# Face licking?



## CapnKennedy (Sep 30, 2012)

Can anyone tell me why my rat, Pumpkin insists on licking my face every time I pick her up? It's really cute but I have no idea why she does it. I don't understand..


----------



## Awaiting_Abyss (Jul 24, 2012)

She's grooming you.  My two young rats, Raiko and Raimei lick any piece of skin that's in front of them; whether its my face or my hand.


----------



## LightningWolf (Jun 8, 2012)

They are grooming you. It helps in sure that you are part of their colony, and rats like everything to be clean.

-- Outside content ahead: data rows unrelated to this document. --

# Julian-Wyatt/AnoDDPM

Hardware: AMD Instinct MI355X
Metric: reverse-diffusion images/sec @256x256 T=1000 simplex (higher is better)
Workload: dtype f32; 1 GPU; 256x256 simplex(8 oct) T=1000 base128 attn16,8 batch4/GPU (BASELINE config 2); per_gpu_batch=4, global_batch=4, T=1000, parallelism=batch-sharded x1 (no data-path collective), output_finite=True

## Files before the change

anoddpm_amd/csrc/attention.hip:

```cpp
#include "common.h"

namespace {

typedef float f32x4 __attribute__((ext_vector_type(4)));

constexpr int AT_LMAX = 1024;
constexpr int AT_WAVES = 8;
constexpr int AT_NT = AT_WAVES * 64;

template <int CHQ>
__global__ __launch_bounds__(AT_NT) void attention_kernel(const anoddpm_attention_args a)
{
    constexpr int CH = CHQ * 16;
    constexpr int QP = CH + 4;
    constexpr int TPW = CHQ >= AT_WAVES ? CHQ / AT_WAVES : 1;
    __shared__ __attribute__((aligned(16))) float lds[16 * (AT_LMAX + 4) + 16 * QP];
    const int L = a.L, SP = L + 4;
    float *S = lds, *Qs = lds + 16 * (AT_LMAX + 4);
    const int tid = threadIdx.x, lane = tid & 63, wave = tid >> 6;
    const int l16 = lane & 15, kq = lane >> 4;
    const int row0 = blockIdx.x * 16, hd = blockIdx.y, b = blockIdx.z;
    const int C3 = 3 * a.heads * CH;
    const float *__restrict__ qkv = a.qkv + (int64_t)b * L * C3 + hd * 3 * CH;
    const int nkt = L >> 4;

    for (int idx = tid; idx < 16 * (CH / 4); idx += AT_NT) {
        const int r = idx / (CH / 4), c4 = idx - r * (CH / 4);
        *reinterpret_cast<f32x4 *>(Qs + r * QP + c4 * 4) = *reinterpret_cast<const f32x4 *>(qkv + (int64_t)(row0 + r) * C3 + c4 * 4);
    }
    constexpr bool DB = CHQ < 32;
    f32x4 kb[DB ? 2 : 1][CHQ];
    auto load_k = [&](f32x4 (&dst)[CHQ], int jt) {
        const float *kp = qkv + (int64_t)(jt * 16 + l16) * C3 + CH + kq * 4;
#pragma unroll
        for (int g = 0; g < CHQ; ++g) dst[g] = *reinterpret_cast<const f32x4 *>(kp + g * 16);
    };
    constexpr int NACC = CHQ >= 32 ? 4 : 1;
    auto score_tile = [&](const f32x4 (&kk)[CHQ], int jt) {
        f32x4 acc[NACC];
#pragma unroll
        for (int c = 0; c < NACC; ++c) acc[c] = f32x4{0.f, 0.f, 0.f, 0.f};
#pragma unroll
        for (int g = 0; g < CHQ; ++g) {
            const f32x4 qa = *reinterpret_cast<const f32x4 *>(Qs + l16 * QP + g * 16 + kq * 4);
#pragma unroll
            for (int e = 0; e < 4; ++e) acc[g % NACC] = __builtin_amdgcn_mfma_f32_16x16x4f32(qa[e], kk[g][e], acc[g % NACC], 0, 0, 0);
        }
        if constexpr (NACC == 4) acc[0] = (acc[0] + acc[1]) + (acc[2] + acc[3]);
#pragma unroll
        for (int r = 0; r < 4; ++r) S[(kq * 4 + r) * SP + jt * 16 + l16] = acc[0][r] * a.scale;
    };
    if (wave < nkt) load_k(kb[0], wave);
    __syncthreads();
    if constexpr (DB) {
        for (int jt = wave; jt < nkt; jt += 2 * AT_WAVES) {
            if (jt + AT_WAVES < nkt) load_k(kb[1], jt + AT_WAVES);
            score_tile(kb[0], jt);
            if (jt + AT_WAVES < nkt) {
                if (jt + 2 * AT_WAVES < nkt) load_k(kb[0], jt + 2 * AT_WAVES);
                score_tile(kb[1], jt + AT_WAVES);
            }
        }
    } else {
        for (int jt = wave; jt < nkt; jt += AT_WAVES) {
            if (jt != wave) load_k(kb[0], jt);
            score_tile(kb[0], jt);
        }
    }
    const int ct0 = wave * TPW;
    const bool pv_active = ct0 < CHQ;
    float vb[2][TPW][4];
    auto load_v = [&](float (&dst)[TPW][4], int kg) {
        const float *vp = qkv + (int64_t)(kg * 16 + kq * 4) * C3 + 2 * CH + ct0 * 16 + l16;
#pragma unroll
        for (int t = 0; t < TPW; ++t)
#pragma unroll
            for (int e = 0; e < 4; ++e) dst[t][e] = vp[(int64_t)e * C3 + t * 16];
    };
    if (pv_active) load_v(vb[0], 0);
    __syncthreads();

    {
        constexpr int TPR = AT_NT / 16;
        const int r = tid / TPR, sub = tid % TPR;
        float *srow = S + r * SP;
        float m = -INFINITY;
        for (int j = sub; j < L; j += TPR) m = fmaxf(m, srow[j]);
#pragma unroll
        for (int o = TPR / 2; o >= 1; o >>= 1) m = fmaxf(m, __shfl_xor(m, o, TPR));
        float sum = 0.f;
        for (int j = sub; j < L; j += TPR) {
            const float e = __expf(srow[j] - m);
            srow[j] = e;
            sum += e;
        }
#pragma unroll
        for (int o = TPR / 2; o >= 1; o >>= 1) sum += __shfl_xor(sum, o, TPR);
        const float inv = 1.0f / sum;
        float *prow = a.probs ? a.probs + (((int64_t)b * a.heads + hd) * L + row0 + r) * L : nullptr;
        for (int j = sub; j < L; j += TPR) {
            const float p = srow[j] * inv;
            srow[j] = p;
            if (prow) prow[j] = p;
        }
    }
    __syncthreads();

    if (!pv_active) return;
    f32x4 oacc[TPW];
#pragma unroll
    for (int t = 0; t < TPW; ++t) oacc[t] = f32x4{0.f, 0.f, 0.f, 0.f};
    auto pv_group = [&](const float (&vv)[TPW][4], int kg) {
        const f32x4 pa = *reinterpret_cast<const f32x4 *>(S + l16 * SP + kg * 16 + kq * 4);
#pragma unroll
        for (int e = 0; e < 4; ++e)
#pragma unroll
            for (int t = 0; t < TPW; ++t) oacc[t] = __builtin_amdgcn_mfma_f32_16x16x4f32(pa[e], vv[t][e], oacc[t], 0, 0, 0);
    };
    for (int kg = 0; kg < nkt; kg += 2) {
        if (kg + 1 < nkt) load_v(vb[1], kg + 1);
        pv_group(vb[0], kg);
        if (kg + 1 < nkt) {
            if (kg + 2 < nkt) load_v(vb[0], kg + 2);
            pv_group(vb[1], kg + 1);
        }
    }
    float *__restrict__ O = a.out + ((int64_t)b * L + row0 + kq * 4) * (a.heads * CH) + hd * CH + ct0 * 16 + l16;
#pragma unroll
    for (int t = 0; t < TPW; ++t)
#pragma unroll
        for (int r = 0; r < 4; ++r) O[(int64_t)r * (a.heads * CH) + t * 16] = oacc[t][r];
}

}

extern "C" int anoddpm_attention(const anoddpm_attention_args *a, void *stream)
{
    ANODDPM_REQUIRE(a && a->qkv && a->out, "attention: null pointer");
    ANODDPM_REQUIRE(a->B >= 1 && a->heads >= 1 && a->B <= 65535 && a->heads <= 65535, "attention: bad batch / head count");
    ANODDPM_REQUIRE(a->L >= 16 && a->L % 16 == 0 && a->L <= AT_LMAX, "attention: L must be a multiple of 16 in [16, 1024]");
    ANODDPM_REQUIRE(a->ch >= 16 && a->ch <= 512 && (a->ch & (a->ch - 1)) == 0, "attention: head width must be a power of two in [16, 512]");
    ANODDPM_REQUIRE(((uintptr_t)a->qkv & 15) == 0, "attention: qkv must be 16-byte aligned");
    const dim3 grid((unsigned)(a->L / 16), (unsigned)a->heads, (unsigned)a->B);
    hipStream_t s = anoddpm::as_stream(stream);
    switch (a->ch / 16) {
        case 1: hipLaunchKernelGGL((attention_kernel<1>), grid, dim3(AT_NT), 0, s, *a); break;
        case 2: hipLaunchKernelGGL((attention_kernel<2>), grid, dim3(AT_NT), 0, s, *a); break;
        case 4: hipLaunchKernelGGL((attention_kernel<4>), grid, dim3(AT_NT), 0, s, *a); break;
        case 8: hipLaunchKernelGGL((attention_kernel<8>), grid, dim3(AT_NT), 0, s, *a); break;
        case 16: hipLaunchKernelGGL((attention_kernel<16>), grid, dim3(AT_NT), 0, s, *a); break;
        default: hipLaunchKernelGGL((attention_kernel<32>), grid, dim3(AT_NT), 0, s, *a); break;
    }
    return anoddpm::check_launch("attention");
}
```

Measured before the change: 0.4513 images/s.

## Use buffer loads with OOB masking and vectorized V column layout in attention PV

Rewrites the PV phase of the attention kernel to load V through raw buffer loads, with out-of-range prefetches masked by an OOB offset instead of branches. Each lane now owns TPW contiguous output columns, so V loads and O stores become 64/128-bit vector accesses. The loop becomes a uniform software pipeline of depth two, and the wave index is made scalar via readfirstlane. The costs are a changed lane-to-column mapping, sched_barriers that constrain the compiler, and new requirements on alignment and per-image size below 2 GiB.

```diff
diff --git a/anoddpm_amd/csrc/attention.hip b/anoddpm_amd/csrc/attention.hip
--- a/anoddpm_amd/csrc/attention.hip
+++ b/anoddpm_amd/csrc/attention.hip
@@ -3,10 +3,17 @@
 namespace {
 
 typedef float f32x4 __attribute__((ext_vector_type(4)));
+typedef float f32x2 __attribute__((ext_vector_type(2)));
 
 constexpr int AT_LMAX = 1024;
 constexpr int AT_WAVES = 8;
+constexpr int AT_OOB = (int)0x80000000u;
 constexpr int AT_NT = AT_WAVES * 64;
+
+__device__ __forceinline__ __amdgpu_buffer_rsrc_t at_rsrc(const float *base)
+{
+    return __builtin_amdgcn_make_buffer_rsrc(const_cast<float *>(base), 0, 0x7ffffffe, 0x00020000);
+}
 
 template <int CHQ>
 __global__ __launch_bounds__(AT_NT) void attention_kernel(const anoddpm_attention_args a)
@@ -17,7 +24,8 @@
     __shared__ __attribute__((aligned(16))) float lds[16 * (AT_LMAX + 4) + 16 * QP];
     const int L = a.L, SP = L + 4;
     float *S = lds, *Qs = lds + 16 * (AT_LMAX + 4);
-    const int tid = threadIdx.x, lane = tid & 63, wave = tid >> 6;
+    const int tid = threadIdx.x, lane = tid & 63;
+    const int wave = __builtin_amdgcn_readfirstlane(tid >> 6);
     const int l16 = lane & 15, kq = lane >> 4;
     const int row0 = blockIdx.x * 16, hd = blockIdx.y, b = blockIdx.z;
     const int C3 = 3 * a.heads * CH;
@@ -67,20 +75,8 @@
             score_tile(kb[0], jt);
         }
     }
-    const int ct0 = wave * TPW;
-    const bool pv_active = ct0 < CHQ;
-    float vb[2][TPW][4];
-    auto load_v = [&](float (&dst)[TPW][4], int kg) {
-        const float *vp = qkv + (int64_t)(kg * 16 + kq * 4) * C3 + 2 * CH + ct0 * 16 + l16;
-#pragma unroll
-        for (int t = 0; t < TPW; ++t)
-#pragma unroll
-            for (int e = 0; e < 4; ++e) dst[t][e] = vp[(int64_t)e * C3 + t * 16];
-    };
-    if (pv_active) load_v(vb[0], 0);
-    __syncthreads();
 
-    {
+    auto softmax_rows = [&]() {
         constexpr int TPR = AT_NT / 16;
         const int r = tid / TPR, sub = tid % TPR;
         float *srow = S + r * SP;
@@ -103,33 +99,73 @@
             srow[j] = p;
             if (prow) prow[j] = p;
         }
-    }
-    __syncthreads();
+    };
 
-    if (!pv_active) return;
+    constexpr int VD = 2;
+    const int ct0 = wave * TPW;
+    const bool pv_active = ct0 < CHQ;
+    const __amdgpu_buffer_rsrc_t rV = at_rsrc(qkv);
+    const unsigned vlane = ((unsigned)(kq * 4) * (unsigned)C3 + (unsigned)(2 * CH + ct0 * 16 + l16 * TPW)) * 4u;
+    float vr[VD][4][TPW];
+    auto load_v = [&](float (&dst)[4][TPW], int kg) {
+        const int vl = kg < nkt ? (int)vlane : AT_OOB;
+#pragma unroll
+        for (int e = 0; e < 4; ++e) {
+            const int so = kg < nkt ? (int)((unsigned)(kg * 16 + e) * (unsigned)C3 * 4u) : 0;
+            if constexpr (TPW == 1) {
+                dst[e][0] = __builtin_bit_cast(float, __builtin_amdgcn_raw_buffer_load_b32(rV, vl, so, 0));
+            } else if constexpr (TPW == 2) {
+                const f32x2 x = __builtin_bit_cast(f32x2, __builtin_amdgcn_raw_buffer_load_b64(rV, vl, so, 0));
+                dst[e][0] = x[0]; dst[e][1] = x[1];
+            } else {
+                const f32x4 x = __builtin_bit_cast(f32x4, __builtin_amdgcn_raw_buffer_load_b128(rV, vl, so, 0));
+#pragma unroll
+                for (int t = 0; t < TPW; ++t) dst[e][t] = x[t];
+            }
+            __builtin_amdgcn_sched_barrier(0);
+        }
+    };
     f32x4 oacc[TPW];
 #pragma unroll
     for (int t = 0; t < TPW; ++t) oacc[t] = f32x4{0.f, 0.f, 0.f, 0.f};
-    auto pv_group = [&](const float (&vv)[TPW][4], int kg) {
+    auto pv_group = [&](const float (&vv)[4][TPW], int kg) {
         const f32x4 pa = *reinterpret_cast<const f32x4 *>(S + l16 * SP + kg * 16 + kq * 4);
 #pragma unroll
         for (int e = 0; e < 4; ++e)
 #pragma unroll
-            for (int t = 0; t < TPW; ++t) oacc[t] = __builtin_amdgcn_mfma_f32_16x16x4f32(pa[e], vv[t][e], oacc[t], 0, 0, 0);
+            for (int t = 0; t < TPW; ++t) oacc[t] = __builtin_amdgcn_mfma_f32_16x16x4f32(pa[e], vv[e][t], oacc[t], 0, 0, 0);
     };
-    for (int kg = 0; kg < nkt; kg += 2) {
-        if (kg + 1 < nkt) load_v(vb[1], kg + 1);
-        pv_group(vb[0], kg);
-        if (kg + 1 < nkt) {
-            if (kg + 2 < nkt) load_v(vb[0], kg + 2);
-            pv_group(vb[1], kg + 1);
+    if (pv_active) {
+#pragma unroll
+        for (int j = 0; j < VD; ++j) load_v(vr[j], j);
+    }
+    __syncthreads();
+    softmax_rows();
+    __syncthreads();
+    if (!pv_active) return;
+    int kg0 = 0;
+    for (; kg0 + VD < nkt; kg0 += VD) {
+#pragma unroll
+        for (int j = 0; j < VD; ++j) {
+            pv_group(vr[j], kg0 + j);
+            load_v(vr[j], kg0 + VD + j);
         }
     }
-    float *__restrict__ O = a.out + ((int64_t)b * L + row0 + kq * 4) * (a.heads * CH) + hd * CH + ct0 * 16 + l16;
 #pragma unroll
-    for (int t = 0; t < TPW; ++t)
+    for (int j = 0; j < VD; ++j)
+        if (kg0 + j < nkt) pv_group(vr[j], kg0 + j);
+    float *__restrict__ O = a.out + ((int64_t)b * L + row0 + kq * 4) * (a.heads * CH) + hd * CH + ct0 * 16 + l16 * TPW;
 #pragma unroll
-        for (int r = 0; r < 4; ++r) O[(int64_t)r * (a.heads * CH) + t * 16] = oacc[t][r];
+    for (int r = 0; r < 4; ++r) {
+        float *o = O + (int64_t)r * (a.heads * CH);
+        if constexpr (TPW == 1) {
+            o[0] = oacc[0][r];
+        } else if constexpr (TPW == 2) {
+            *reinterpret_cast<f32x2 *>(o) = f32x2{oacc[0][r], oacc[1][r]};
+        } else {
+            *reinterpret_cast<f32x4 *>(o) = f32x4{oacc[0][r], oacc[1][r], oacc[2][r], oacc[3][r]};
+        }
+    }
 }
 
 }
@@ -140,7 +176,8 @@
     ANODDPM_REQUIRE(a->B >= 1 && a->heads >= 1 && a->B <= 65535 && a->heads <= 65535, "attention: bad batch / head count");
     ANODDPM_REQUIRE(a->L >= 16 && a->L % 16 == 0 && a->L <= AT_LMAX, "attention: L must be a multiple of 16 in [16, 1024]");
     ANODDPM_REQUIRE(a->ch >= 16 && a->ch <= 512 && (a->ch & (a->ch - 1)) == 0, "attention: head width must be a power of two in [16, 512]");
-    ANODDPM_REQUIRE(((uintptr_t)a->qkv & 15) == 0, "attention: qkv must be 16-byte aligned");
+    ANODDPM_REQUIRE(((uintptr_t)a->qkv & 15) == 0 && ((uintptr_t)a->out & 15) == 0, "attention: qkv and out must be 16-byte aligned");
+    ANODDPM_REQUIRE((int64_t)a->L * 3 * a->heads * a->ch * 4 < ((int64_t)1 << 31), "attention: one image of qkv must stay below 2 GiB (32-bit v offsets)");
     const dim3 grid((unsigned)(a->L / 16), (unsigned)a->heads, (unsigned)a->B);
     hipStream_t s = anoddpm::as_stream(stream);
     switch (a->ch / 16) {
```

New measurement: 0.4527 images/s (median of 6 runs). About the same (+0.3%).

Also in the wild rat's will smell each other's breath to locate food. They will send out a scout or two and they will come back for the others to smell so they don't have to spend time searching for food which would attract predators easily. That's another reason rats like to lick people's faces and mouths. They're smelling your breath for food.


----------



## CapnKennedy (Sep 30, 2012)

That is ridiculously cute and I feel so fuzzy and part of their little group. At the moment I'm having my nose licked clean and it has never felt so special


----------



## Cookie&Gible (Oct 26, 2012)

It is cute  my rat does it too, but then she sticks her nose UP my NOSE and I'm like ahhhh >_< haha


----------



## CrazyRatLady (Oct 20, 2012)

My rat Alaska -insists- on trying to open my mouth, I once made the mistake of opening my mouth and she tried to stick her head in lol so I don't do that anymore. but she likes to lick my face, ears, fingers or whatever she can get her little tongue on. Pretty much all of my 5 rats do this but Alaska is the most licky.  Even though i know they're grooming I like to think of it as showing affection, like a dog licking you.


----------



## RedFraggle (Jun 4, 2012)

Our pair stick their noses up our noses, in our ears and if you open your mouth they'll clean you teeth for you!


----------



## CapnKennedy (Sep 30, 2012)

I never have to wipe my nose anymore because Pumpkin is always there to clean it for me..which is gross in a way.  But yeah, she's tried to open my mouth before too XD Poppy normally sticks to my chin, cheeks, between my eyes, and ears


----------



## YellowSpork (Jul 7, 2012)

My girl Vivi will try and pry your mouth open if it comes near her. XD If she gets her way, she'll have half her body stuck in your mouth before you even realize it! And be licking your tongue and teeth!  My other two girls aren't very licky, but I'll get the occassional groom from them if they're in the mood. And my two boys adore licking my hands! XD Especially Ziggy if I'm petting him, he'll lick my other hand constantly while I scratch his head and cheek. :3


----------



## Awaiting_Abyss (Jul 24, 2012)

My Raimei will also pry open my mouth and lick my teeth and tongue lol. Raiko kind of settles for just licking my face and hands, but he will lick my lips sometimes or stick his head in my mouth if Raimei has managed to get it open (which I let her do sometimes to make her feel like she's accomplished something  ).


----------



## binkyhoo (Sep 28, 2008)

love love love you. Rattie kissies.


----------



## Cupcake&Candy (Jun 5, 2012)

Lol! These comments describe my ratties perfectly! Sometimes my Cupcake will start grooming inside my ears, and it tickles so much I laugh out loud _then she starts bruxing in response _! They sometimes rush to my mouth after work to find out if I still have food in there. It's so funny.


----------



## rattyandseekersmum (Sep 29, 2012)

mine LOVE cleaning teeth. only problem is, one has discovered that if you lick the saliva gland openings, it squirts out more, which gives me an incredibly odd feeling


----------



## PurpleGirl (Oct 12, 2012)

My rats all like to wash my fingers and hands, sometimes my arms; the most licky is little Freyja, she likes to stick her nose into ears and will obsessively try to lick my lips. The other day I'd just had a drink and my cinnamon girl Dione literally grabbed my face with her paws and furiously washed my lips, I couldn't pull away 'cause her claws would have totally scratched up my cheeks! It's weird to other people but my fella and I feel very loved when we're being groomed, haha.


----------